(Records shown begins)

# REGRAGUIahmed/DGViT-Depth-Goal-Guided-Vision-Transformer-

Measured on AMD Instinct MI355X. Metric: depth frames/sec through DGViT fwd+bwd, batch 512x84x84, higher is better.
Workload: dtype f32

## Files before the change

### dgvit-depth-goal-guided-vision-transformer-_amd/_lib.py

```python
import ctypes
import os
from ctypes import POINTER, Structure, c_char_p, c_float, c_int, c_longlong, c_ulonglong, c_void_p

_HERE = os.path.dirname(os.path.abspath(__file__))
LIB_PATH = os.path.join(_HERE, "libdgvit_hip.so")
DIAG_LIB_PATH = os.path.join(_HERE, "libdgvit_hip_diag.so")


class DgvitError(RuntimeError):
    pass


class dgvit_config(Structure):
    _fields_ = [("image_h", c_int), ("image_w", c_int), ("patch_h", c_int), ("patch_w", c_int), ("dim", c_int),
                ("depth", c_int), ("heads", c_int), ("dim_head", c_int), ("mlp_dim", c_int), ("pool_mean", c_int), ("flags", c_int)]


FLAG_DENSE_LAST_BLOCK = 1
FLAG_WGRAD_OVERLAP = 2
FLAG_LONG_SEQUENCE = 4
MAPS_GOAL = 0
MAPS_ALL = 1


# ... 124 lines not shown
    "dgvit_got_bf16_backward_scratch_bytes": (_LL, [_CFG, _I]),
    "dgvit_got_backward_bf16": (_I, [_CFG, _TABLE, _P, _TABLE, _P, _P, _P, _P, _LL, _P, _LL, _I, _F, _ULL, _P, _P]),
    "dgvit_got_backward_bf16_ev": (_I, [_CFG, _TABLE, _P, _TABLE, _P, _P, _P, _P, _LL, _P, _LL, _I, _F, _ULL, _P, _P, POINTER(dgvit_grad_events)]),
    "dgvit_got_backward_bf16_v2": (_I, [_CFG, _TABLE, _P, _TABLE, _P, _P, _P, _P, _P, _LL, _P, _LL, _I, _F, _ULL, _P, _P]),
    "dgvit_got_backward_bf16_v2_ev": (_I, [_CFG, _TABLE, _P, _TABLE, _P, _P, _P, _P, _P, _LL, _P, _LL, _I, _F, _ULL, _P, _P,
                                           POINTER(dgvit_grad_events)]),
    "dgvit_wgrad_bf16_scratch_floats": (_LL, [_I, _I, _I]),
    "dgvit_wgrad_bf16": (_I, [_P, _P, _P, _P, _P, _LL, _I, _I, _I, _P]),
    "dgvit_cast_f32_bf16": (_I, [_P, _P, _LL, _P]),
    "dgvit_gemm_bf16": (_I, [_I, _P, _I, _P, _I, _P, _I, _I, _I, _I, _P, _P, _I, _P, _I, _P, _I, _P]),
    "dgvit_layernorm_forward_bf16": (_I, [_P, _P, _P, _P, _P, _P, _I, _I, _P]),
    "dgvit_attention_forward_bf16": (_I, [_P, _P, _P, _I, _I, _I, _I, _P]),
    "dgvit_got_forward_maps": (_I, [_CFG, _TABLE, _P, _P, _P, _P, _I, _P, _LL, _I, _F, _F, _ULL, _P, _P]),
    "dgvit_got_forward_maps_bf16": (_I, [_CFG, _TABLE, _P, _P, _P, _P, _P, _I, _P, _LL, _I, _F, _ULL, _P, _P]),
    "dgvit_attention_probs": (_I, [_P, _P, _P, _I, _I, _I, _I, _I, _P]),
    "dgvit_attention_probs_bf16": (_I, [_P, _P, _P, _I, _I, _I, _I, _I, _P]),
    "dgvit_attention_backward_bf16": (_I, [_P, _P, _P, _P, _P, _P, _I, _I, _I, _I, _P]),
    "dgvit_attention_forward_bf16_tiled": (_I, [_P, _P, _P, _I, _I, _I, _I, _I, _P]),
    "dgvit_attention_backward_bf16_tiled": (_I, [_P, _P, _P, _P, _P, _P, _I, _I, _I, _I, _P]),
    "dgvit_got_forward_bf16_v2": (_I, [_CFG, _TABLE, _P, _P, _P, _P, _P, _LL, _I, _I, _F, _F, _ULL, _P, _P]),
    "dgvit_got_forward_maps_bf16_v2": (_I, [_CFG, _TABLE, _P, _P, _P, _P, _P, _I, _P, _LL, _I, _F, _F, _ULL, _P, _P]),
    "dgvit_got_backward_bf16_v3": (_I, [_CFG, _TABLE, _P, _TABLE, _P, _P, _P, _P, _P, _LL, _P, _LL, _I, _F, _F, _ULL, _P, _P]),
    "dgvit_got_backward_bf16_v3_ev": (_I, [_CFG, _TABLE, _P, _TABLE, _P, _P, _P, _P, _P, _LL, _P, _LL, _I, _F, _F, _ULL, _P, _P,
                                           POINTER(dgvit_grad_events)]),
    "dgvit_attention_forward_bf16_tiled_drop": (_I, [_P, _P, _P, _I, _I, _I, _I, _I, _F, _ULL, _P, _I, _P]),
    "dgvit_attention_backward_bf16_tiled_drop": (_I, [_P, _P, _P, _P, _P, _P, _I, _I, _I, _I, _F, _ULL, _P, _I, _P]),
    "dgvit_drop_rows_bf16": (_I, [_P, _LL, _P, _LL, _LL, _I, _I, _F, _ULL, _P, _I, _I, _P]),
    "dgvit_profile_start": (_I, [_I]),
    "dgvit_profile_stop": (_I, [POINTER(ctypes.c_double), POINTER(ctypes.c_double), POINTER(c_longlong)]),
    "dgvit_profile_sampling": (_I, [_I]),
    "dgvit_profile_totals": (_I, [POINTER(ctypes.c_double), POINTER(c_longlong)]),
}
DIAG_SIGNATURES = {
    "dgvit_set_gemm_tile": (None, [_I]),
    "dgvit_set_grouped_reduce": (None, [_I]),
    "dgvit_set_gemm_split": (None, [_I]),
    "dgvit_set_gemm_lds_pad": (None, [_I]),
    "dgvit_set_ln_fusion": (None, [_I]),
    "dgvit_set_conv_gather": (None, [_I]),
    "dgvit_set_gemm_diagnostics": (None, [_I]),
    "dgvit_set_gemm_persistent": (None, [_I, _I]),
    "dgvit_gemm_persistent_launches": (ctypes.c_longlong, []),
    "dgvit_set_gemm_stamps": (None, [_P, _I]),
    "dgvit_set_small_batch_path": (None, [_I, _I]),
    "dgvit_set_block_path": (None, [_I, _I]),
    "dgvit_set_block_stamps": (None, [_P]),
    "dgvit_set_block_stamp_layer": (None, [_I]),
    "dgvit_set_gelu_grad_store": (None, [_I]),
    "dgvit_set_block_fuse": (None, [_I]),
    "dgvit_set_gemm_bf16_tile": (None, [_I]),
    "dgvit_set_gemm_bf16_group_m": (None, [_I]),
    "dgvit_set_gemm_bf16_l2_budget_kb": (None, [_I]),
    "dgvit_set_attention_bwd_single_pass": (None, [_I]),
    "dgvit_set_attention_single_query": (None, [_I]),
    "dgvit_set_last_block_fold": (None, [_I]),
    "dgvit_set_attention_bf16_long": (None, [_I]),
    "dgvit_set_attention_bf16_tiled_waves": (None, [_I]),
    "dgvit_set_gemm_wgrad_slice_major": (None, [_I]),
    "dgvit_attention_forward_queries": (_I, [_P, _P, _P, _I, _I, _I, _I, _I, _P]),
    "dgvit_attention_backward_queries": (_I, [_P, _P, _P, _P, _P, _I, _I, _I, _I, _I, _P]),
    "dgvit_attention_forward_bf16_queries": (_I, [_P, _P, _P, _I, _I, _I, _I, _I, _P]),
    "dgvit_set_gemm_bf16_mfma16": (None, [_I]),
    "dgvit_set_gemm_bf16_stamps": (None, [_P]),
    "dgvit_diag_layernorm_forward": (_I, [_P, _P, _P, _P, _P, _P, _I, _I, _I, _P]),
    "dgvit_diag_layernorm_backward": (_I, [_P, _P, _P, _P, _P, _P, _P, _P, _P, _P, _LL, _I, _I, _I, _I, _P]),
    "dgvit_diag_layernorm_forward_bf16": (_I, [_P, _P, _P, _P, _P, _P, _P, _P, _P, _I, _I, _I, _P]),
    "dgvit_diag_layernorm_backward_bf16": (_I, [_P, _P, _P, _P, _P, _P, _P, _P, _P, _P, _P, _LL, _I, _I, _I, _P]),
    "dgvit_diag_residual_add_bf16": (_I, [_P, _P, _P, _I, _I, _I, _P]),
    "dgvit_diag_transpose_cast_f32_bf16": (_I, [_P, _P, _I, _I, _P]),
    "dgvit_diag_colsum_scratch_floats": (_LL, [_I, _I]),
    "dgvit_diag_colsum": (_I, [_P, _LL, _P, _P, _LL, _I, _I, _I, _P]),
}
PROFILE_KINDS = 4

_lib = None
_product = None
_diag = None


def _open(path, signatures):
    if not os.path.exists(path):
        raise DgvitError(f"{path} not found: build it with `python {os.path.join(_HERE, 'build.py')}` "
                         "(hipcc --offload-arch=gfx950). There is no fallback path.")
    lib = ctypes.CDLL(path)
    for name, (res, args) in signatures.items():
        try:
            fn = getattr(lib, name)
        except AttributeError as e:
            raise DgvitError(f"{path} does not export {name}; rebuild it") from e
        fn.restype, fn.argtypes = res, args
    if lib.dgvit_abi_version() != ABI_VERSION:
        raise DgvitError(f"ABI mismatch: library {lib.dgvit_abi_version()} != binding {ABI_VERSION}")
    if lib.dgvit_config_size() != ctypes.sizeof(dgvit_config):
        raise DgvitError(f"dgvit_config is {ctypes.sizeof(dgvit_config)} bytes in the binding, {lib.dgvit_config_size()} in the library")
    return lib


def load():
    global _lib, _product
    if _lib is not None:
        return _lib
    if _product is None:
        _product = _open(LIB_PATH, SIGNATURES)
    _lib = _product
    return _lib

# ... 23 lines not shown
```

### dgvit-depth-goal-guided-vision-transformer-_amd/csrc/attention.hip

```cpp
#include "common.h"
#include "kernels.h"
#include "attention_tiles.h"

namespace {
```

(Records shown ends)

--- Exercise instructions ---
Check each line above for the string "import" and copy those that have it.

--- Task answer ---
import ctypes
import os
from ctypes import POINTER, Structure, c_char_p, c_float, c_int, c_longlong, c_ulonglong, c_void_p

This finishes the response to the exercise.